Hi everyone, nakanit here. I’m sorry it’s been (pretty much) two months since I last posted – it’s been a whirlwind for me on all levels of being, and I’m finally taking some time to slow down enough to write a post. What kind of crazy? More below.

Ice Bear from the show We Bare Bears on the Cartoon Network. Original image found on Violet Bruce’s Tumblr. Check them out!


December. This month involved a lot of baking, weight gaining, Christmas, Drake, working at the hospital, and visiting with friends and family. I didn’t take any extra steps to take care of my skin this month unfortunately, so no new finds here. *sadface*

January. I transitioned into a different job as I wasn’t getting too many shifts at the hospital, and I was looking for better work-life balance. I tweaked my back (herniated disk! ugh!) first week into the new year, so I was in pain for 3 weeks and had a few physio appointments. I’m glad to announce that I am A-OK now though (and totally working on strengthening supportive spine muscles). In other news, Chinese New Year happened (have a lucky Rooster year guys!) and the hubster and I gave out our first red envelopes as a married couple. An interesting change in duties, but didn’t feel anything too out of the ordinary – just comes with the upgrade in status I guess.

Skincare wise: I finished using my First Aid Beauty Ultra Repair Hydrating Serum, which I somehow went through a lot quicker than my last bottle. I’m sad that I couldn’t write a review on it before finishing it, so I’ve got no pics to cover it. However if any lovely reader wants a quick recap, I’d be happy to share my thoughts on it!

February. I’m also taking some online courses, part-time, which started in January. This month involves a lot of getting my butt into gear for finals first weekend of March and getting hosed with information at my new job. I’m experiencing a major shock to the system – nothing I’m currently doing is familiar so it’s a bit overwhelming. And this brings me to the topic of…

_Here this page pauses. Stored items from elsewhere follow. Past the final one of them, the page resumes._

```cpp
int gpry_ctx_destroy(gpry_ctx* ctx) {
    if (!ctx) return 0;
    (void)hipSetDevice(ctx->device);
    (void)hipStreamSynchronize(ctx->stream);
    if (ctx->stream2) (void)hipStreamSynchronize(ctx->stream2);
    timers_collect(ctx);
    serve_free(ctx);
    trtri_plan_free(ctx);
    trtri_pipe_free(ctx);
    overlap_plan_free(ctx);
    void* bufs[] = {ctx->dX, ctx->dXs, ctx->dy, ctx->dnoise, ctx->dA, ctx->dV, ctx->dW, ctx->dW2, ctx->dW3,
                    ctx->dalpha_, ctx->dvec, ctx->dinfo, ctx->dparams, ctx->dXc, ctx->dmask, ctx->dy_all,
                    ctx->dsig_all, ctx->dacq_all, ctx->dKst, ctx->dpart, ctx->dkeys, ctx->dhist, ctx->dselp,
                    ctx->dcand, ctx->dsel, ctx->dU, ctx->dXkb, ctx->dkbout, ctx->pr.dXc, ctx->pr.dmask,
                    ctx->pr.dy, ctx->pr.dsig, ctx->pr.dacq, ctx->dG,
                    ctx->gate_sv, ctx->gate_coef, ctx->gate_trust, ctx->dsplit, ctx->dbord, ctx->barena, ctx->dXcs, ctx->dYcs,
                    ctx->dub, ctx->dXg, ctx->dgidx, ctx->snap.dV, ctx->snap.dalpha_, ctx->snap.dXs, ctx->snap.dX, ctx->dmc, ctx->dknn,
                    ctx->dph, ctx->djoint, ctx->dloo, ctx->dsvm, ctx->dhess, ctx->dtg, ctx->dpw, ctx->dvtg};
    for (void* b : bufs) if (b) (void)hipFree(b);
    if (ctx->hpin) (void)hipHostFree(ctx->hpin);
    if (ctx->hloo) (void)hipHostFree(ctx->hloo);
    if (ctx->hsvm) (void)hipHostFree(ctx->hsvm);
    if (ctx->hbres) (void)hipHostFree(ctx->hbres);
    (void)hipStreamDestroy(ctx->stream);
    if (ctx->stream2) (void)hipStreamDestroy(ctx->stream2);
    for (hipEvent_t ev : ctx->ev_pool) (void)hipEventDestroy(ev);
    for (hipStream_t st : ctx->tp_streams) (void)hipStreamDestroy(st);
    for (hipEvent_t ev : ctx->tp_events) (void)hipEventDestroy(ev);
    delete ctx;
    return 0;
}

const char* gpry_last_error(gpry_ctx* ctx) { return ctx ? ctx->err : g_last_error; }

int gpry_ctx_sync(gpry_ctx* ctx) {
    if (!ctx) return gpry_fail(nullptr, -1, "gpry_ctx_sync: ctx is NULL");
    HIP_TRY(ctx, hipStreamSynchronize(ctx->stream));
    return 0;
}
// ... 20 lines not shown
    OPT_INT("gemm_small", opt_gemm_small, 0, BIG, c->lml_cache = false),
    OPT_INT("cross_mfma", opt_cross_mfma, 0, 1, (void)0),
    OPT_INT("cross_hybrid", opt_cross_hybrid, 0, 1, (void)0),
    OPT_INT("sweep_chunk", opt_sweep_chunk, 0, BIG, c->opt_sweep_chunk = round_up(c->opt_sweep_chunk, 1024)),
    OPT_INT("topk_host", opt_topk_host, 0, BIG, (void)0),
    OPT_INT("lml_small", opt_lml_small, 0, 1, c->lml_cache = false),
    OPT_INT("lml_cache", opt_lml_cache, 0, 1, c->lml_cache = false),
    OPT_INT("lml_batch", opt_lml_batch, 0, BIG, (void)0),
    OPT_INT("lml_batch_mb", opt_lml_batch_mb, 1, BIG, (void)0),
    OPT_INT("lml_schedule", opt_lml_schedule, 0, 1, (void)0),
    OPT_INT("lml_streams", opt_lml_streams, 1, 8, (void)0),
    OPT_INT("chol_tp_segments", opt_chol_tp_segments, 0, 1, c->lml_cache = false),
    OPT_INT("panel_debug", opt_panel_debug, 0, 511, c->lml_cache = false),
    OPT_INT("tp_left", opt_tp_left, 0, 1, (void)0),
    OPT_INT("tp_block", opt_tp_block, 128, BIG, c->opt_tp_block = round_up(c->opt_tp_block, 128); overlap_plan_free(c)),
    OPT_INT("tp_tail", opt_tp_tail, 128, BIG, c->opt_tp_tail = round_up(c->opt_tp_tail, 128); overlap_plan_free(c)),
    OPT_INT("predict_small", opt_predict_small, 0, BIG, (void)0),
    OPT_INT("predict_split", opt_predict_split, 0, 1, (void)0),
    OPT_INT("sweep_upload", opt_sweep_upload, 0, 1, (void)0),
    OPT_INT("sweep_overlap", opt_sweep_overlap, 0, 1, (void)0),
    OPT_INT("sweep_prune", opt_sweep_prune, 0, 1, (void)0),
    OPT_INT("sweep_mean_bound", opt_sweep_mean_bound, 0, 1, (void)0),
    OPT_INT("sweep_screen", opt_sweep_screen, 0, 1, (void)0),
    OPT_INT("sweep_small_map", opt_sweep_small_map, 0, 1, (void)0),
    OPT_INT("select_fused", opt_select_fused, 0, 1, (void)0),
    OPT_INT("prune_one_select", opt_prune_one_select, 0, 1, (void)0),
    OPT_INT("chol_stacked", opt_chol_stacked, 0, BIG, c->lml_cache = false),
    OPT_INT("chol_stacked_dense", opt_chol_stacked_dense, 0, 1, c->lml_cache = false),
    OPT_INT("predict_gates", opt_predict_gates, 0, 1, (void)0),
    OPT_INT("predict_serve", opt_predict_serve, 0, 1, (void)0),
    OPT_INT("serve_idle_us", opt_serve_idle_us, 10, 1000000, (void)0),
    OPT_INT("mcmc_mapped", opt_mcmc_mapped, 0, 1, (void)0),
    OPT_INT("kb_rank", opt_kb_rank, 0, 1, (void)0),
    OPT_INT("svm_iters_per_launch", opt_svm_iters, 1, BIG, (void)0),
};
#undef OPT_INT
const OptionSpec* find_option(const char* key) {
    for (const OptionSpec& o : OPTIONS) if (!strcmp(o.key, key)) return &o;
    return nullptr;
}
}

int gpry_ctx_set_option(gpry_ctx* ctx, const char* key, int64_t value) {
    if (!ctx || !key) return gpry_fail(ctx, -1, "gpry_ctx_set_option: NULL argument");
    GPRY_TRY(serve_stop(ctx));
    const OptionSpec* o = find_option(key);
// ... 376 lines not shown
```

### gpry_amd/csrc/kernel_build.hip

```cpp
#include "common.h"

#include "kern_math.h"

__global__ void scale_train_kernel(const double* __restrict__ X, double* __restrict__ Xs_,
                                   int64_t N, int64_t Np, int d, int dpad, AffParams ap, int* info_,
                                   const double* __restrict__ bpar, int64_t bstride) {
    const int tb = (int)blockIdx.z;
    double* __restrict__ Xs = bset(Xs_, tb, bstride);
    int* info = bset(info_, tb, bstride);
    int64_t idx = (int64_t)blockIdx.x * blockDim.x + threadIdx.x;
    if (idx < 4) info[idx] = 0;
    if (idx >= Np * dpad) return;
    int64_t i = idx / dpad; int k = (int)(idx - i * dpad);
    double v = 0.0;
    if (i < N && k < d) v = X[i * d + k] / (bpar ? bset(bpar, tb, bstride)[1 + k] : ap.ls[k]);
    Xs[idx] = v;
}

int launch_scale_train(gpry_ctx* ctx) {
    AffParams ap = make_ap(ctx, false);
    int64_t n = ctx->Np * ctx->dpad;
    hipLaunchKernelGGL(scale_train_kernel, dim3((unsigned)((n + 255) / 256), 1, (unsigned)ctx->bn), dim3(256), 0,
                       ctx->stream, ctx->dX, ctx->dXs, ctx->N, ctx->Np, ctx->d, ctx->dpad, ap, ctx->dinfo, ctx->bpar, ctx->bstride);
    HIP_TRY(ctx, hipGetLastError());
// ... 218 lines not shown
        if (in_chunk && Kst) {
#pragma unroll
            for (int q = 0; q < 4; q++) Kst[((int64_t)jc * 128 + j0 + q) * ldk + ml] = v[q];
        }
    }
    for (int jj = nfull; jj < 128; jj++) {
        double v = 0.0;
        if (jj < nvalid) {
            double r2 = 0.0;
#pragma unroll
            for (int k = 0; k < DP; k++) {
                double df = xs[k] - Xl[jj * DP + k];
                r2 = fma(df, df, r2);
            }
            v = kp.C * corr_r2_fast<KID>(r2);
            macc = fma(al[jj], v, macc);
        }
        if (in_chunk && Kst) Kst[((int64_t)jc * 128 + jj) * ldk + ml] = v;
    }
    if (in_chunk && mean_part) mean_part[(int64_t)jc * mc + ml] = macc;
}

template <int DP, int KID, bool HYB, bool BND = false>
__global__ __launch_bounds__(256) void cross_build_mfma_kernel(
    const double* __restrict__ Xcs, int64_t ldm, int64_t mc,
    const double* __restrict__ Ycs, const double* __restrict__ alpha_,
    double* __restrict__ Kst, int64_t ldk, double* __restrict__ mean_part, KernParams kp, double ucut,
    double ubnd = 0.0, double uhi = 0.0, double* __restrict__ sabs_part = nullptr,
    unsigned long long* __restrict__ live_cnt = nullptr, int screen = 0) {
    typedef float v4f __attribute__((ext_vector_type(4)));
    constexpr int S = DP + 2, KS = DP / 4;
    constexpr double SC = corr_scale<KID>();
    __shared__ __attribute__((aligned(16))) double Yl[128 * S];
    __shared__ double yn[128], al[128];
    constexpr int SF = DP + 1;
    __shared__ float Yf[BND ? 128 * SF : 1];
    const int t = threadIdx.x, lane = t & 63, w = t >> 6, r = lane & 15, g = lane >> 4;
    const int jc = blockIdx.y;
    const int64_t mb = (int64_t)blockIdx.x * 256 + 64 * w;
    for (int e = t; e < 128 * (DP / 2); e += 256) {
        const int row = e / (DP / 2), k2 = (e - row * (DP / 2)) * 2;
        const double2 v = *reinterpret_cast<const double2*>(Ycs + ((int64_t)jc * 128 + row) * DP + k2);
        *reinterpret_cast<double2*>(Yl + row * S + k2) = v;
        if (BND) { Yf[row * SF + k2] = (float)v.x; Yf[row * SF + k2 + 1] = (float)v.y; }
    }
    if (t < 128) al[t] = alpha_ ? alpha_[jc * 128 + t] : 0.0;
    double xb[4][KS], xn[4];
    float xbf[4][KS];
#pragma unroll
    for (int tp = 0; tp < 2; tp++) {
        double s0 = 0.0, s1 = 0.0;
#pragma unroll
        for (int kk = 0; kk < KS; kk++) {
            const double2 v = *reinterpret_cast<const double2*>(Xcs + (int64_t)(4 * kk + g) * ldm + mb + 32 * tp + 2 * r);
            xb[2 * tp][kk] = v.x; xb[2 * tp + 1][kk] = v.y;
            if (BND) { xbf[2 * tp][kk] = (float)v.x; xbf[2 * tp + 1][kk] = (float)v.y; }
            s0 = fma(v.x, v.x, s0); s1 = fma(v.y, v.y, s1);
        }
        s0 += __shfl_xor(s0, 16); s0 += __shfl_xor(s0, 32);
        s1 += __shfl_xor(s1, 16); s1 += __shfl_xor(s1, 32);
        xn[2 * tp] = s0 * SC; xn[2 * tp + 1] = s1 * SC;
    }
    __syncthreads();
    if (t < 128) {
        double s = 0.0;
#pragma unroll
        for (int k = 0; k < DP; k++) s = fma(Yl[t * S + k], Yl[t * S + k], s);
        yn[t] = s * SC;
    }
    __syncthreads();
    const int64_t left = kp.N - (int64_t)jc * 128;
    const int nvalid = left >= 128 ? 128 : (left > 0 ? (int)left : 0);
    double macc[4] = {0.0, 0.0, 0.0, 0.0};
    double sacc[4] = {0.0, 0.0, 0.0, 0.0};
    unsigned nlive = 0, nfall = 0;
    bool scr = false;
    float lo32 = 0.0f, hi32 = 0.0f;
    if (BND && screen) {
        const double y0 = yn[lane], y1 = yn[lane + 64];
        bool bad = !(y0 <= 1e36) || !(y1 <= 1e36);
        double ym = fmax(y0, y1), xm = fmax(fmax(xn[0], xn[1]), fmax(xn[2], xn[3]));
#pragma unroll
        for (int tl = 0; tl < 4; tl++) bad = bad || !(xn[tl] <= 1e36);
#pragma unroll
        for (int o = 1; o < 64; o <<= 1) { ym = fmax(ym, __shfl_xor(ym, o)); xm = fmax(xm, __shfl_xor(xm, o)); }
        const double rs = sqrt(ym) + sqrt(xm);
        const double delta = 5.9604644775390625e-08 * (double)(kp.d + 8) * rs * rs;
        const double lo = ubnd + delta, hi = uhi - delta;
        lo32 = (float)lo;
        if ((double)lo32 < lo) lo32 = __uint_as_float(__float_as_uint(lo32) + 1u);
        hi32 = (float)hi;
        if ((double)hi32 > hi) hi32 = __uint_as_float(__float_as_uint(hi32) - 1u);
        scr = !__any(bad || !(hi > 0.0) || !(lo32 <= hi32));
        lo32 = __uint_as_float(__builtin_amdgcn_readfirstlane(__float_as_uint(lo32)));
        hi32 = __uint_as_float(__builtin_amdgcn_readfirstlane(__float_as_uint(hi32)));
    }
#pragma unroll 1
    for (int j0 = 0; j0 < 128; j0 += 16) {
        double a[KS], ynq[4], alq[4];
        if (!BND) {
#pragma unroll
            for (int kk = 0; kk < KS; kk++) a[kk] = Yl[(j0 + r) * S + 4 * kk + g];
#pragma unroll
            for (int q = 0; q < 4; q++) { ynq[q] = yn[j0 + g + 4 * q]; alq[q] = al[j0 + g + 4 * q]; }
        }
#pragma unroll
        for (int tp = 0; tp < 2; tp++) {
            if (BND && scr) {
                float af[KS];
                double yns[4];
#pragma unroll
                for (int kk = 0; kk < KS; kk++) af[kk] = Yf[(j0 + r) * SF + 4 * kk + g];
#pragma unroll
                for (int i = 0; i < 4; i++) yns[i] = yn[j0 + 4 * g + i];
                v4f c0 = {0.0f, 0.0f, 0.0f, 0.0f}, c1 = {0.0f, 0.0f, 0.0f, 0.0f};
#pragma unroll
                for (int kk = 0; kk < KS; kk++) {
                    c0 = __builtin_amdgcn_mfma_f32_16x16x4f32(af[kk], xbf[2 * tp][kk], c0, 0, 0, 0);
                    c1 = __builtin_amdgcn_mfma_f32_16x16x4f32(af[kk], xbf[2 * tp + 1][kk], c1, 0, 0, 0);
                }
                float mn = __builtin_inff(), mx = -__builtin_inff();
#pragma unroll
                for (int i = 0; i < 4; i++) {
                    const float w0 = fmaf(-2.0f * (float)SC, c0[i], (float)(xn[2 * tp] + yns[i]));
                    const float w1 = fmaf(-2.0f * (float)SC, c1[i], (float)(xn[2 * tp + 1] + yns[i]));
                    mn = fminf(mn, fminf(w0, w1)); mx = fmaxf(mx, fmaxf(w0, w1));
                }
                if (!__any(!(mn >= lo32 && mx <= hi32))) continue;
            }
            if (BND) {
#pragma unroll
                for (int kk = 0; kk < KS; kk++) a[kk] = Yl[(j0 + r) * S + 4 * kk + g];
#pragma unroll
                for (int q = 0; q < 4; q++) { ynq[q] = yn[j0 + g + 4 * q]; alq[q] = al[j0 + g + 4 * q]; }
            }
            v4d acc0 = {0.0, 0.0, 0.0, 0.0}, acc1 = {0.0, 0.0, 0.0, 0.0};
#pragma unroll
            for (int kk = 0; kk < KS; kk++) acc0 = __builtin_amdgcn_mfma_f64_16x16x4f64(a[kk], xb[2 * tp][kk], acc0, 0, 0, 0);
#pragma unroll
            for (int kk = 0; kk < KS; kk++) acc1 = __builtin_amdgcn_mfma_f64_16x16x4f64(a[kk], xb[2 * tp + 1][kk], acc1, 0, 0, 0);
            const int64_t mloc = mb + 32 * tp + 2 * r;
            const bool in_chunk = mloc < mc;
            double ue0[4], ue1[4];
            bool live = false;
#pragma unroll
            for (int q = 0; q < 4; q++) {
                ue0[q] = fma(-2.0 * SC, acc0[q], xn[2 * tp] + ynq[q]);
                ue1[q] = fma(-2.0 * SC, acc1[q], xn[2 * tp + 1] + ynq[q]);
                if (BND) live = live || !(ue0[q] >= ubnd && ue0[q] <= uhi) || !(ue1[q] >= ubnd && ue1[q] <= uhi);
            }
            if (BND) {
                if (!__any(live)) { if (screen) nfall++; continue; }
                nlive++;
            }
#pragma unroll
            for (int q = 0; q < 4; q++) {
                const int jj = j0 + g + 4 * q;
                double u0 = ue0[q];
                double u1 = ue1[q];
                if (HYB && (u0 < ucut || u1 < ucut)) {
                    double r0 = 0.0, r1 = 0.0;
#pragma unroll 2
                    for (int k = 0; k < DP; k++) {
                        const double yk = Yl[jj * S + k];
                        const double2 xk = *reinterpret_cast<const double2*>(Xcs + (int64_t)k * ldm + mloc);
                        const double d0 = xk.x - yk, d1 = xk.y - yk;
                        r0 = fma(d0, d0, r0); r1 = fma(d1, d1, r1);
                    }
                    u0 = r0 * SC; u1 = r1 * SC;
                }
                u0 = fmax(u0, 1e-290);
                u1 = fmax(u1, 1e-290);
                double v0 = kp.C * corr_scaled_fast<KID>(u0);
                double v1 = kp.C * corr_scaled_fast<KID>(u1);
                if (jj >= nvalid) { v0 = 0.0; v1 = 0.0; }
                macc[2 * tp] = fma(alq[q], v0, macc[2 * tp]);
                macc[2 * tp + 1] = fma(alq[q], v1, macc[2 * tp + 1]);
                if (BND) {
                    sacc[2 * tp] = fma(fabs(alq[q]), fabs(v0), sacc[2 * tp]);
                    sacc[2 * tp + 1] = fma(fabs(alq[q]), fabs(v1), sacc[2 * tp + 1]);
                }
                if (in_chunk && Kst) *reinterpret_cast<double2*>(Kst + ((int64_t)jc * 128 + jj) * ldk + mloc) = make_double2(v0, v1);
            }
        }
    }
    if (mean_part) {
#pragma unroll
        for (int tl = 0; tl < 4; tl++) {
            double s = macc[tl];
            s += __shfl_xor(s, 16);
            s += __shfl_xor(s, 32);
            const int64_t ml = mb + 32 * (tl >> 1) + 2 * r + (tl & 1);
            if (g == 0 && ml < mc) mean_part[(int64_t)jc * mc + ml] = s;
            if (BND) {
                double sa = sacc[tl];
                sa += __shfl_xor(sa, 16);
                sa += __shfl_xor(sa, 32);
                if (g == 0 && ml < mc) sabs_part[(int64_t)jc * mc + ml] = sa;
            }
        }
    }
    if (BND && lane == 0 && nlive) atomicAdd(live_cnt, (unsigned long long)nlive);
    if (BND && lane == 0 && nfall) atomicAdd(live_cnt + 1, (unsigned long long)nfall);
}
__global__ __launch_bounds__(256) void center_train_kernel(const double* __restrict__ X, double* __restrict__ Ycs, int64_t N, int64_t Np, int d,
                                                           int dsel, AffParams ap, AffParams cen) {
    const int64_t idx = (int64_t)blockIdx.x * blockDim.x + threadIdx.x;
    if (idx >= Np * dsel) return;
    const int64_t i = idx / dsel;
    const int k = (int)(idx - i * dsel);
    Ycs[idx] = (i < N && k < d) ? (X[i * d + k] - cen.lo[k]) / ap.ls[k] : 0.0;
}
__global__ __launch_bounds__(256) void center_cand_kernel(const double* __restrict__ Xc, int64_t M, int64_t m0, int64_t mc, int d, int dsel,
                                                          int has_aff, AffParams ap, AffParams cen, double* __restrict__ Xcs, int64_t ldm) {
    const int64_t idx = (int64_t)blockIdx.x * blockDim.x + threadIdx.x;
    if (idx >= mc * dsel) return;
    const int64_t ml = idx / dsel;
    const int k = (int)(idx - ml * dsel);
    const int64_t m = m0 + ml;
    double v = 0.0;
    if (k < d && m < M) {
        v = Xc[m * d + k];
        if (has_aff) v = (v - ap.lo[k]) / ap.span[k];
        v = (v - cen.lo[k]) / ap.ls[k];
    }
    Xcs[(int64_t)k * ldm + ml] = v;
}
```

Transitions (just some thoughts on how to deal and such)

When times get tough, everyone deals with things a little differently. These are just some things I’m noticing as I’m going through some sh*t, and more of a holding place for my thoughts than anything… instructive. Take it or leave it, no offense taken 🙂

  • Self-love is majorly important. I don’t think I’ve ever noticed how important this was in helping a person get through the day. Traditionally I would allow myself to not eat, sleep and cry my day away… but these days (and largely with the help my great support group) it’s helpful to
    • Keep doing the sh*t that makes you happy. And I mean sh*t like, that skincare routine you’ve built up that’s rock solid, doing your makeup, cooking your meals. Just because you feel like a sack of poo does NOT mean you aren’t allowed to do things that make you happy. Seems sort of intuitive but it wasn’t like that for me for a long time.
    • Tell yourself that IT’S OKAY to feel bad. Your feelings are yours and no one can judge you for feeling a certain way. Be kind to yourself.
    • Let yourself rejoice in the seemingly small successes. You haven’t done this before. You’re in a new environment. You’re doing fine.
    • Find a healthy way to channel your energy. I’ve set myself back so many times with terrible skin, unhealthy weight, unhealthy eating. So instead of letting myself get to a point where I’d have to start from the bottom again, I’m just going to keep trying to hold the fort down while my mental and emotional status sorts their sh*t out – like working out, taking walks, washing my face, etc.
  • Your circle. I’m a pretty independent person, so reaching out for help is pretty rare. It’s not easy for me to admit that I’m in a vulnerable spot and need help. They say that communicating is better than not, even if it comes out all mumbo-jumbo’d. Sometimes all you need is someone to acknowledge that things are tough, or to show you a perspective you’ve never considered.
  • And finally, just know that everything can change yet again… even if today sucks, tomorrow might be better. After all, you came from a place where situations changed and brought you here right now. Take a deep breath and own the discomfort, it’s a part of your legacy.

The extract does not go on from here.